BEGIN
extern "C" int offsim_group_by_state(const int32_t *slot, int64_t N, int32_t n_slots, uint32_t *seg_off, int32_t *order,
                                     void *scratch, void *stream) {
    if (N < 0 || n_slots <= 0 || !seg_off || !scratch) return fail(OFFSIM_EINVAL, "group_by_state: bad argument%s");
    if ((int64_t)n_slots * 4 > 64 * 1024) return fail(OFFSIM_EUNSUPPORTED, "group_by_state: more than 16384 states%s");
    if (N >= (1ll << 31)) return fail(OFFSIM_EUNSUPPORTED, "group_by_state: N >= 2^31%s");
    hipStream_t st = (hipStream_t)stream;
    int64_t n_chunks = (N + GRP_CHUNK - 1) / GRP_CHUNK;
    uint32_t *hist = (uint32_t *)scratch;
    uint32_t *totals = hist + (n_chunks > 0 ? n_chunks : 1) * n_slots;
    if (n_chunks == 0) {
        HIP_TRY(hipMemsetAsync(seg_off, 0, sizeof(uint32_t) * (n_slots + 1), st));
        return OFFSIM_OK;
    }
    size_t lds = sizeof(uint32_t) * n_slots;
    hipLaunchKernelGGL(k_group_hist, dim3((unsigned)n_chunks), dim3(256), lds, st, slot, N, n_slots, hist);
    LAUNCH_CHECK();
    hipLaunchKernelGGL(k_group_scan_chunks, dim3((n_slots + 63) / 64), dim3(64), 0, st, hist, n_chunks, n_slots, totals);
    LAUNCH_CHECK();
    hipLaunchKernelGGL(k_group_scan_slots, dim3(1), dim3(WAVE), 0, st, totals, n_slots, seg_off);
    LAUNCH_CHECK();
    hipLaunchKernelGGL(k_group_scatter, dim3((unsigned)n_chunks), dim3(WAVE), lds, st, slot, N, n_slots, hist, seg_off, order);
    LAUNCH_CHECK();
    return OFFSIM_OK;
}

template <typename T>
__global__ void k_gather_elem(const T *__restrict__ src, const int32_t *__restrict__ order, int64_t N, T *__restrict__ dst) {
    int64_t g = (int64_t)blockIdx.x * blockDim.x + threadIdx.x;
    if (g < N) dst[g] = src[order[g]];
}
template <typename W>
__global__ void k_gather_words(const W *__restrict__ src, const int32_t *__restrict__ order, int64_t N, int32_t words, W *__restrict__ dst) {
    int64_t i = (int64_t)blockIdx.x * blockDim.x + threadIdx.x;
    if (i >= N * words) return;
    int64_t g = i / words;
    int32_t w = (int32_t)(i - g * words);
    dst[i] = src[(int64_t)order[g] * words + w];
}
extern "C" int offsim_gather_rows(const void *src, const int32_t *order, int64_t N, int32_t row_bytes, void *dst, void *stream) {
    if (N < 0 || row_bytes <= 0) return fail(OFFSIM_EINVAL, "gather_rows: bad argument%s");
    if (N == 0) return OFFSIM_OK;
    hipStream_t st = (hipStream_t)stream;
    unsigned nb = (unsigned)((N + 255) / 256);
    if (row_bytes == 1) hipLaunchKernelGGL(k_gather_elem<uint8_t>, dim3(nb), dim3(256), 0, st, (const uint8_t *)src, order, N, (uint8_t *)dst);
    else if (row_bytes == 2) hipLaunchKernelGGL(k_gather_elem<uint16_t>, dim3(nb), dim3(256), 0, st, (const uint16_t *)src, order, N, (uint16_t *)dst);
    else if (row_bytes == 4) hipLaunchKernelGGL(k_gather_elem<uint32_t>, dim3(nb), dim3(256), 0, st, (const uint32_t *)src, order, N, (uint32_t *)dst);
    else if (row_bytes == 8) hipLaunchKernelGGL(k_gather_elem<uint64_t>, dim3(nb), dim3(256), 0, st, (const uint64_t *)src, order, N, (uint64_t *)dst);
    else {
        const int32_t wb = row_bytes % 4 == 0 ? 4 : row_bytes % 2 == 0 ? 2 : 1, words = row_bytes / wb;
        unsigned nbw = (unsigned)((N * words + 255) / 256);
        if (wb == 4) hipLaunchKernelGGL(k_gather_words<uint32_t>, dim3(nbw), dim3(256), 0, st, (const uint32_t *)src, order, N, words, (uint32_t *)dst);
        else if (wb == 2) hipLaunchKernelGGL(k_gather_words<uint16_t>, dim3(nbw), dim3(256), 0, st, (const uint16_t *)src, order, N, words, (uint16_t *)dst);
        else hipLaunchKernelGGL(k_gather_words<uint8_t>, dim3(nbw), dim3(256), 0, st, (const uint8_t *)src, order, N, words, (uint8_t *)dst);
    }
    LAUNCH_CHECK();
    return OFFSIM_OK;
}

__global__ void k_seed_streams(const uint64_t *__restrict__ seeds, int32_t R, uint64_t *__restrict__ out) {
    int r = blockIdx.x * blockDim.x + threadIdx.x;
    if (r >= R) return;
    PcgInit p = pcg_seed(seeds[r]);
    out[4 * r + 0] = p.state.hi;
    out[4 * r + 1] = p.state.lo;
    out[4 * r + 2] = p.inc.hi;
    out[4 * r + 3] = p.inc.lo;
}
extern "C" int offsim_seed_streams(const uint64_t *seeds, int32_t R, uint64_t *rng_out, void *stream) {
    if (R < 0 || !seeds || !rng_out) return fail(OFFSIM_EINVAL, "seed_streams: bad argument%s");
    if (R == 0) return OFFSIM_OK;
    hipLaunchKernelGGL(k_seed_streams, dim3((R + 255) / 256), dim3(256), 0, (hipStream_t)stream, seeds, R, rng_out);
    LAUNCH_CHECK();
    return OFFSIM_OK;
}

__global__ void __launch_bounds__(64) k_pcg_jump_probe(const uint64_t *seeds, const uint32_t *counts, int32_t n_counts, int32_t halve,
                                                       uint64_t *out_tab, uint64_t *out_ref) {
    const uint32_t lane = threadIdx.x, g = blockIdx.x & 1u, ci = (blockIdx.x >> 1) % (uint32_t)n_counts, si = (blockIdx.x >> 1) / (uint32_t)n_counts;
    const PcgJumpRow lane_row = pcg_lane_row(64u * g + lane + 1u);
    const uint32_t q = sh_rfl(halve ? counts[ci] >> 1 : counts[ci]);
    const PcgInit p = pcg_seed(seeds[si]);
    const U128 st = pcg_chain_start(p, lane_row, q);
    const Jump j128 = pcg_jump_lane(p.inc, 128u);
    const U128 st_ref = pcg_apply(pcg_jump(p.inc, (uint64_t)q + 64ull * g + (uint64_t)lane + 1), p.state);
    const Jump j_ref = pcg_jump(p.inc, 128);
    uint64_t *ot = out_tab + (int64_t)blockIdx.x * OFFSIM_PCG_PROBE_WORDS, *orf = out_ref + (int64_t)blockIdx.x * OFFSIM_PCG_PROBE_WORDS;
    ot[2u * lane] = st.hi;
    ot[2u * lane + 1u] = st.lo;
    orf[2u * lane] = st_ref.hi;
    orf[2u * lane + 1u] = st_ref.lo;
    if (lane == 0) {
        ot[128] = j128.mult.hi, ot[129] = j128.mult.lo, ot[130] = j128.plus.hi, ot[131] = j128.plus.lo;
        orf[128] = j_ref.mult.hi, orf[129] = j_ref.mult.lo, orf[130] = j_ref.plus.hi, orf[131] = j_ref.plus.lo;
    }
}
extern "C" int offsim_pcg_jump_probe(const uint64_t *seeds, int32_t n_seeds, const uint32_t *counts, int32_t n_counts, int32_t halve,
                                     uint64_t *out_tab, uint64_t *out_ref, void *stream) {
    if (n_seeds < 0 || n_counts < 0 || !seeds || !counts || !out_tab || !out_ref) return fail(OFFSIM_EINVAL, "pcg_jump_probe: bad argument%s");
    if ((int64_t)n_seeds * n_counts > (1 << 20)) return fail(OFFSIM_EINVAL, "pcg_jump_probe: at most 2^20 {seed, count} pairs%s");
    if (n_seeds == 0 || n_counts == 0) return OFFSIM_OK;
    hipLaunchKernelGGL(k_pcg_jump_probe, dim3(2u * (unsigned)n_seeds * (unsigned)n_counts), dim3(64), 0, (hipStream_t)stream, seeds, counts, n_counts, halve,
                       out_tab, out_ref);
    LAUNCH_CHECK();
    return OFFSIM_OK;
}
END
Looking back over the data above, restate word for word the lines that begin at the line with "HIP_TRY(hipMemsetAsync(seg_off, 0, sizeof(uint32_t)" and end at the line with "int offsim_gather_rows(const void", inclusive.

        HIP_TRY(hipMemsetAsync(seg_off, 0, sizeof(uint32_t) * (n_slots + 1), st));
        return OFFSIM_OK;
    }
    size_t lds = sizeof(uint32_t) * n_slots;
    hipLaunchKernelGGL(k_group_hist, dim3((unsigned)n_chunks), dim3(256), lds, st, slot, N, n_slots, hist);
    LAUNCH_CHECK();
    hipLaunchKernelGGL(k_group_scan_chunks, dim3((n_slots + 63) / 64), dim3(64), 0, st, hist, n_chunks, n_slots, totals);
    LAUNCH_CHECK();
    hipLaunchKernelGGL(k_group_scan_slots, dim3(1), dim3(WAVE), 0, st, totals, n_slots, seg_off);
    LAUNCH_CHECK();
    hipLaunchKernelGGL(k_group_scatter, dim3((unsigned)n_chunks), dim3(WAVE), lds, st, slot, N, n_slots, hist, seg_off, order);
    LAUNCH_CHECK();
    return OFFSIM_OK;
}

template <typename T>
__global__ void k_gather_elem(const T *__restrict__ src, const int32_t *__restrict__ order, int64_t N, T *__restrict__ dst) {
    int64_t g = (int64_t)blockIdx.x * blockDim.x + threadIdx.x;
    if (g < N) dst[g] = src[order[g]];
}
template <typename W>
__global__ void k_gather_words(const W *__restrict__ src, const int32_t *__restrict__ order, int64_t N, int32_t words, W *__restrict__ dst) {
    int64_t i = (int64_t)blockIdx.x * blockDim.x + threadIdx.x;
    if (i >= N * words) return;
    int64_t g = i / words;
    int32_t w = (int32_t)(i - g * words);
    dst[i] = src[(int64_t)order[g] * words + w];
}
extern "C" int offsim_gather_rows(const void *src, const int32_t *order, int64_t N, int32_t row_bytes, void *dst, void *stream) {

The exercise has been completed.